## PROBLEM STATEMENT
From the records below, output exactly the lines running from the line containing "size_t lds_room(K *kernel)" through the line containing "P.xyz = d_xyz;", and no others.

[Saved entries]
int d2h(sgtd_engine *e, void *dst, const void *src_dev, size_t bytes) {
  if (bytes == 0) return SGTD_OK;
  if (bytes > kPinMax) {
    HIPCHK(hipMemcpyAsync(dst, src_dev, bytes, hipMemcpyDeviceToHost, e->stream));
    return SGTD_OK;
  }
  size_t off;
  CHK(pin_room(e, bytes, &off));
  HIPCHK(hipMemcpyAsync(e->pin + off, src_dev, bytes, hipMemcpyDeviceToHost, e->stream));
  e->pin_pending.push_back({dst, off, bytes});
  return SGTD_OK;
}

int h2d(sgtd_engine *e, void *dst_dev, const void *src, size_t bytes) {
  if (bytes == 0) return SGTD_OK;
  if (bytes > kPinMax) {
    HIPCHK(hipMemcpyAsync(dst_dev, src, bytes, hipMemcpyHostToDevice, e->stream));
    return SGTD_OK;
  }
  size_t off;
  CHK(pin_room(e, bytes, &off));
  std::memcpy(e->pin + off, src, bytes);
  HIPCHK(hipMemcpyAsync(dst_dev, e->pin + off, bytes, hipMemcpyHostToDevice, e->stream));
  return SGTD_OK;
}

int grid_for(long long n, int threads) { return (int)((n + threads - 1) / threads); }
constexpr size_t kIndexLimit = 0xFFFFFFF0ull;
constexpr size_t kRecLimit = kIndexLimit << SGTD_REC_SHIFT;
template <class K>
size_t lds_room(K *kernel) {
  hipFuncAttributes a;
  const size_t fixed = hipFuncGetAttributes(&a, reinterpret_cast<const void *>(kernel)) == hipSuccess ? a.sharedSizeBytes : 16384;
  return std::min<size_t>(150 * 1024, 160 * 1024 - std::min<size_t>(fixed, 160 * 1024));
}

int device_scan(sgtd_engine *e, const u32 *in, u32 *out, long long n, size_t lvl = 0) {
  if (n <= 0) return SGTD_OK;
  const long long per = (long long)SGTD_SCAN_THREADS * SGTD_SCAN_ITEMS;
  const long long nb = (n + per - 1) / per;
  if (nb == 1) {
    scan_apply_kernel<<<1, SGTD_SCAN_THREADS, 0, e->stream>>>(in, out, nullptr, n);
    HIPCHK(hipGetLastError());
    return SGTD_OK;
  }
  if (e->scan_lvl.size() <= lvl) e->scan_lvl.resize(lvl + 1);
  CHK(ensure(e, e->scan_lvl[lvl], (size_t)nb * sizeof(u32)));
  u32 *sums = e->scan_lvl[lvl].as<u32>();
  scan_reduce_kernel<<<(int)nb, SGTD_SCAN_THREADS, 0, e->stream>>>(in, sums, n);
  HIPCHK(hipGetLastError());
  CHK(device_scan(e, sums, sums, nb, lvl + 1));
  sums = e->scan_lvl[lvl].as<u32>();
  scan_apply_kernel<<<(int)nb, SGTD_SCAN_THREADS, 0, e->stream>>>(in, out, sums, n);
  HIPCHK(hipGetLastError());
  return SGTD_OK;
}

constexpr int kMaxKeypoints = 65535;
bool keypoint_count_ok(long long n) { return n >= 0 && n <= kMaxKeypoints; }

int launch_build(sgtd_engine *e, const float *d_xyz, const u32 *d_label, const long long *d_kp_off,
                 int n_frames, int max_n, u32 frame_id0, int frame_step, DescArrays out,
                 long long out_stride, u32 *out_count) {
  if (n_frames <= 0) return SGTD_OK;
  if (max_n > kMaxKeypoints) return SGTD_ERR_UNSUPPORTED;
  const int K = e->dc.K, tpi = e->dc.tpi;
  long long max_t = (long long)std::max(max_n, 1) * tpi;
  int max_slots = 64;
  while (max_slots < max_t + 1) max_slots <<= 1;
  const size_t lds_limit = 160 * 1024;
  size_t lds_full = build_lds_bytes(std::max(max_n, 1), K, tpi, true, max_slots);
  size_t lds_base = build_lds_bytes(std::max(max_n, 1), K, tpi, false, max_slots);
  BuildParams P;
  P.xyz = d_xyz; P.label = d_label; P.kp_off = d_kp_off; P.n_frames = n_frames;
  P.frame_id0 = frame_id0; P.frame_id_step = frame_step; P.out_stride = out_stride;
  P.out_count = out_count; P.max_n = std::max(max_n, 1); P.max_slots = max_slots;
  P.ws_keys = nullptr; P.ws_slots = nullptr;
  if (lds_full <= lds_limit) {
    int per_cu = (int)std::max<size_t>(1, lds_limit / lds_full);
    int grid = std::min(n_frames, e->n_cus * std::min(per_cu, 4));
#define SGTD_LAUNCH_BUILD(DEDUP, KM_, LDS_)                                                                    \
  do {                                                                                                          \
    HIPCHK(hipFuncSetAttribute(reinterpret_cast<const void *>(&build_frames_kernel<DEDUP, KM_>),                \
                               hipFuncAttributeMaxDynamicSharedMemorySize, (int)(LDS_)));                       \
    build_frames_kernel<DEDUP, KM_><<<grid, SGTD_BUILD_THREADS, (LDS_), e->stream>>>(P, e->dc, out);            \
  } while (0)
#define SGTD_LAUNCH_BUILD_K(DEDUP, LDS_)                                                                        \
  do {                                                                                                          \
    if (K <= 4) SGTD_LAUNCH_BUILD(DEDUP, 4, LDS_);                                                              \
    else if (K <= 8) SGTD_LAUNCH_BUILD(DEDUP, 8, LDS_);                                                         \
    else if (K <= 10) SGTD_LAUNCH_BUILD(DEDUP, 10, LDS_);                                                       \
    else if (K <= 12) SGTD_LAUNCH_BUILD(DEDUP, 12, LDS_);                                                       \
    else SGTD_LAUNCH_BUILD(DEDUP, 16, LDS_);                                                                    \
  } while (0)
    SGTD_LAUNCH_BUILD_K(true, lds_full);
  } else if (lds_base <= lds_limit) {
    int grid = std::min(n_frames, e->n_cus * 2);
    CHK(ensure(e, e->ws_keys, (size_t)grid * max_t * sizeof(u64)));
    CHK(ensure(e, e->ws_slots, (size_t)grid * max_slots * sizeof(u32)));
    P.ws_keys = e->ws_keys.as<u64>();
    P.ws_slots = e->ws_slots.as<u32>();
    SGTD_LAUNCH_BUILD_K(false, lds_base);
#undef SGTD_LAUNCH_BUILD_K
#undef SGTD_LAUNCH_BUILD
  } else {
    return SGTD_ERR_UNSUPPORTED;
  }
  HIPCHK(hipGetLastError());
  return SGTD_OK;
}

int stage_inputs(sgtd_engine *e, const float *xyz, const u32 *label, const int64_t *kp_off,
                 int n_frames, int device_ptrs, const float **d_xyz, const u32 **d_label,
                 int *max_n, bool own_set = false) {
  DevBuf &kp_buf = own_set ? e->b_kp_off_dev : e->kp_off_dev;
  DevBuf &xyz_buf = own_set ? e->b_xyz_dev : e->xyz_dev;
  DevBuf &label_buf = own_set ? e->b_label_dev : e->label_dev;
  std::vector<long long> off(n_frames + 1);
  int mx = 0;
  for (int f = 0; f <= n_frames; f++) off[f] = kp_off[f];
  for (int f = 0; f < n_frames; f++) {
    long long n = off[f + 1] - off[f];
    if (!keypoint_count_ok(n)) return SGTD_ERR_INVALID;
    mx = std::max(mx, (int)n);
  }
  *max_n = mx;
  CHK(ensure(e, kp_buf, (size_t)(n_frames + 1) * sizeof(long long)));
  if ((size_t)(n_frames + 1) * sizeof(long long) <= kPinMax) {
    CHK(h2d(e, kp_buf.p, off.data(), (size_t)(n_frames + 1) * sizeof(long long)));
  } else {
    HIPCHK(hipMemcpyAsync(kp_buf.p, off.data(), (size_t)(n_frames + 1) * sizeof(long long), hipMemcpyHostToDevice, e->stream));
    CHK(xfer_sync(e));
  }
  const long long total = off[n_frames] - off[0];
  if (device_ptrs) {
    *d_xyz = xyz;
    *d_label = label;
  } else {
    CHK(ensure(e, xyz_buf, (size_t)std::max<long long>(total + off[0], 1) * 3 * sizeof(float)));
    CHK(ensure(e, label_buf, (size_t)std::max<long long>(total + off[0], 1) * sizeof(u32)));
    if (total > 0) {
      CHK(h2d(e, xyz_buf.as<float>() + off[0] * 3, xyz + off[0] * 3,
                            (size_t)total * 3 * sizeof(float)));
      CHK(h2d(e, label_buf.as<u32>() + off[0], label + off[0], (size_t)total * sizeof(u32)));
    }
    *d_xyz = xyz_buf.as<float>();
    *d_label = label_buf.as<u32>();
  }
  return SGTD_OK;
}

int copy_out(sgtd_engine *e, const DescStore &s, size_t first, size_t n, sgtd_desc_soa *out, size_t dst0) {
  if (n == 0) return SGTD_OK;
#define CP(field, T, w)                                                                       \
  if (out->field)                                                                             \
    CHK(d2h(e, out->field + dst0 * (w), s.field.as<T>() + first * (w),             \
                          n * (w) * sizeof(T)));
  CP(side, double, 3) CP(angle, double, 3) CP(center, double, 3) CP(vertex, float, 9)
  CP(label, int, 3) CP(frame, u32, 1) CP(node_id, int, 3)
#undef CP
  CHK(xfer_sync(e));
  return SGTD_OK;
}

int copy_in(sgtd_engine *e, DescStore &s, size_t first, size_t n, const sgtd_desc_soa *in, bool wait = true) {
  if (n == 0) return SGTD_OK;
  const DescBlockOffsets bo = desc_block_offsets(n);
  static const bool block_on = [] { const char *o = getenv("SGTD_COPY_IN_BLOCK"); return !(o && !atoi(o)); }();
  if (block_on && bo.total <= (4u << 20)) {
    size_t off;
    CHK(pin_room(e, bo.total, &off));
    const void *src[7] = {in->side, in->angle, in->center, in->vertex, in->label, in->frame, in->node_id};
    void *dst[7] = {s.side.as<double>() + first * 3, s.angle.as<double>() + first * 3, s.center.as<double>() + first * 3, s.vertex.as<float>() + first * 9,
                    s.label.as<int>() + first * 3, s.frame.as<u32>() + first, s.node_id.as<int>() + first * 3};
    const size_t bytes[7] = {n * 24, n * 24, n * 24, n * 36, n * 12, n * 4, n * 12};
    u32 present = 0;
    for (int f = 0; f < 7; f++) {
      if (src[f]) { std::memcpy(e->pin + off + bo.off[f], src[f], bytes[f]); present |= 1u << f; }
      else HIPCHK(hipMemsetAsync(dst[f], 0, bytes[f], e->stream));
    }
    CHK(ensure(e, e->in_block, bo.total));
    HIPCHK(hipMemcpyAsync(e->in_block.p, e->pin + off, bo.total, hipMemcpyHostToDevice, e->stream));
    unpack_desc_block_kernel<<<(unsigned)std::min<long long>(grid_for((long long)n * 34, 256), 512), 256, 0, e->stream>>>(e->in_block.as<unsigned char>(), (u32)n, present, s.view(),
                                                                                                                       (long long)first);
    HIPCHK(hipGetLastError());
    if (wait) CHK(xfer_sync(e));
    return SGTD_OK;
  }
#define CP(field, T, w)                                                                        \
  if (in->field)                                                                               \
    CHK(h2d(e, s.field.as<T>() + first * (w), in->field, n * (w) * sizeof(T)));               \
  else                                                                                         \
    HIPCHK(hipMemsetAsync(s.field.as<T>() + first * (w), 0, n * (w) * sizeof(T), e->stream));
  CP(side, double, 3) CP(angle, double, 3) CP(center, double, 3) CP(vertex, float, 9)
  CP(label, int, 3) CP(frame, u32, 1) CP(node_id, int, 3)
#undef CP
  if (wait) CHK(xfer_sync(e));
  return SGTD_OK;
}

void note_frames(sgtd_engine *e, u32 lo, u32 hi) {
  if (!e->have_frames) {
    e->frame_lo = lo; e->frame_hi = hi; e->have_frames = true;
  } else {
    e->frame_lo = std::min(e->frame_lo, lo);
    e->frame_hi = std::max(e->frame_hi, hi);
  }
}

template <class KeyT>
int radix_sort_pairs(sgtd_engine *e, KeyT *&kin, KeyT *&kout, u32 *&vin, u32 *&vout, long long n, int bits,
                     bool skip_const, const u32 *n_dev = nullptr) {
  const int nblocks = (int)((n + SGTD_RS_TILE - 1) / SGTD_RS_TILE);
  CHK(ensure(e, e->hist, (size_t)256 * nblocks * sizeof(u32)));
  CHK(ensure(e, e->digit_tot, 256 * sizeof(u32)));
  std::vector<u32> tot(256);
  for (int shift = 0; shift < bits; shift += 8) {
    u32 *hist = e->hist.as<u32>();
    radix_hist_kernel<KeyT><<<nblocks, SGTD_RS_THREADS, 0, e->stream>>>(kin, n, shift, hist, nblocks, n_dev);
    HIPCHK(hipGetLastError());
    if (skip_const) {
      radix_digit_totals_kernel<<<256, SGTD_SCAN_THREADS, 0, e->stream>>>(hist, nblocks, e->digit_tot.as<u32>());
      HIPCHK(hipGetLastError());
      HIPCHK(hipMemcpyAsync(tot.data(), e->digit_tot.p, 256 * sizeof(u32), hipMemcpyDeviceToHost, e->stream));
      HIPCHK(hipStreamSynchronize(e->stream));
      bool constant = false;
      for (int d = 0; d < 256; d++)
        if ((long long)tot[d] == n) constant = true;
      if (constant) continue;
    }
    CHK(device_scan(e, hist, hist, (long long)256 * nblocks));
    radix_scatter_kernel<KeyT><<<nblocks, SGTD_RS_THREADS, 0, e->stream>>>(kin, vin, kout, vout, n, shift,
                                                                       e->hist.as<u32>(), nblocks, n_dev);
    HIPCHK(hipGetLastError());
    std::swap(kin, kout);
    std::swap(vin, vout);
  }
  return SGTD_OK;
}

IdMap id_map(const sgtd_engine *e, u32 bits) {
  IdMap m;
  m.frame_first = e->frame_first.as<u32>();
  m.by_frame = e->id_by_frame ? e->by_frame.as<u32>() : nullptr;
  m.bits = bits;
  m.frame_lo = e->have_frames ? e->frame_lo : 0;
  return m;
}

## YOUR RESPONSE
size_t lds_room(K *kernel) {
  hipFuncAttributes a;
  const size_t fixed = hipFuncGetAttributes(&a, reinterpret_cast<const void *>(kernel)) == hipSuccess ? a.sharedSizeBytes : 16384;
  return std::min<size_t>(150 * 1024, 160 * 1024 - std::min<size_t>(fixed, 160 * 1024));
}

int device_scan(sgtd_engine *e, const u32 *in, u32 *out, long long n, size_t lvl = 0) {
  if (n <= 0) return SGTD_OK;
  const long long per = (long long)SGTD_SCAN_THREADS * SGTD_SCAN_ITEMS;
  const long long nb = (n + per - 1) / per;
  if (nb == 1) {
    scan_apply_kernel<<<1, SGTD_SCAN_THREADS, 0, e->stream>>>(in, out, nullptr, n);
    HIPCHK(hipGetLastError());
    return SGTD_OK;
  }
  if (e->scan_lvl.size() <= lvl) e->scan_lvl.resize(lvl + 1);
  CHK(ensure(e, e->scan_lvl[lvl], (size_t)nb * sizeof(u32)));
  u32 *sums = e->scan_lvl[lvl].as<u32>();
  scan_reduce_kernel<<<(int)nb, SGTD_SCAN_THREADS, 0, e->stream>>>(in, sums, n);
  HIPCHK(hipGetLastError());
  CHK(device_scan(e, sums, sums, nb, lvl + 1));
  sums = e->scan_lvl[lvl].as<u32>();
  scan_apply_kernel<<<(int)nb, SGTD_SCAN_THREADS, 0, e->stream>>>(in, out, sums, n);
  HIPCHK(hipGetLastError());
  return SGTD_OK;
}

constexpr int kMaxKeypoints = 65535;
bool keypoint_count_ok(long long n) { return n >= 0 && n <= kMaxKeypoints; }

int launch_build(sgtd_engine *e, const float *d_xyz, const u32 *d_label, const long long *d_kp_off,
                 int n_frames, int max_n, u32 frame_id0, int frame_step, DescArrays out,
                 long long out_stride, u32 *out_count) {
  if (n_frames <= 0) return SGTD_OK;
  if (max_n > kMaxKeypoints) return SGTD_ERR_UNSUPPORTED;
  const int K = e->dc.K, tpi = e->dc.tpi;
  long long max_t = (long long)std::max(max_n, 1) * tpi;
  int max_slots = 64;
  while (max_slots < max_t + 1) max_slots <<= 1;
  const size_t lds_limit = 160 * 1024;
  size_t lds_full = build_lds_bytes(std::max(max_n, 1), K, tpi, true, max_slots);
  size_t lds_base = build_lds_bytes(std::max(max_n, 1), K, tpi, false, max_slots);
  BuildParams P;
  P.xyz = d_xyz; P.label = d_label; P.kp_off = d_kp_off; P.n_frames = n_frames;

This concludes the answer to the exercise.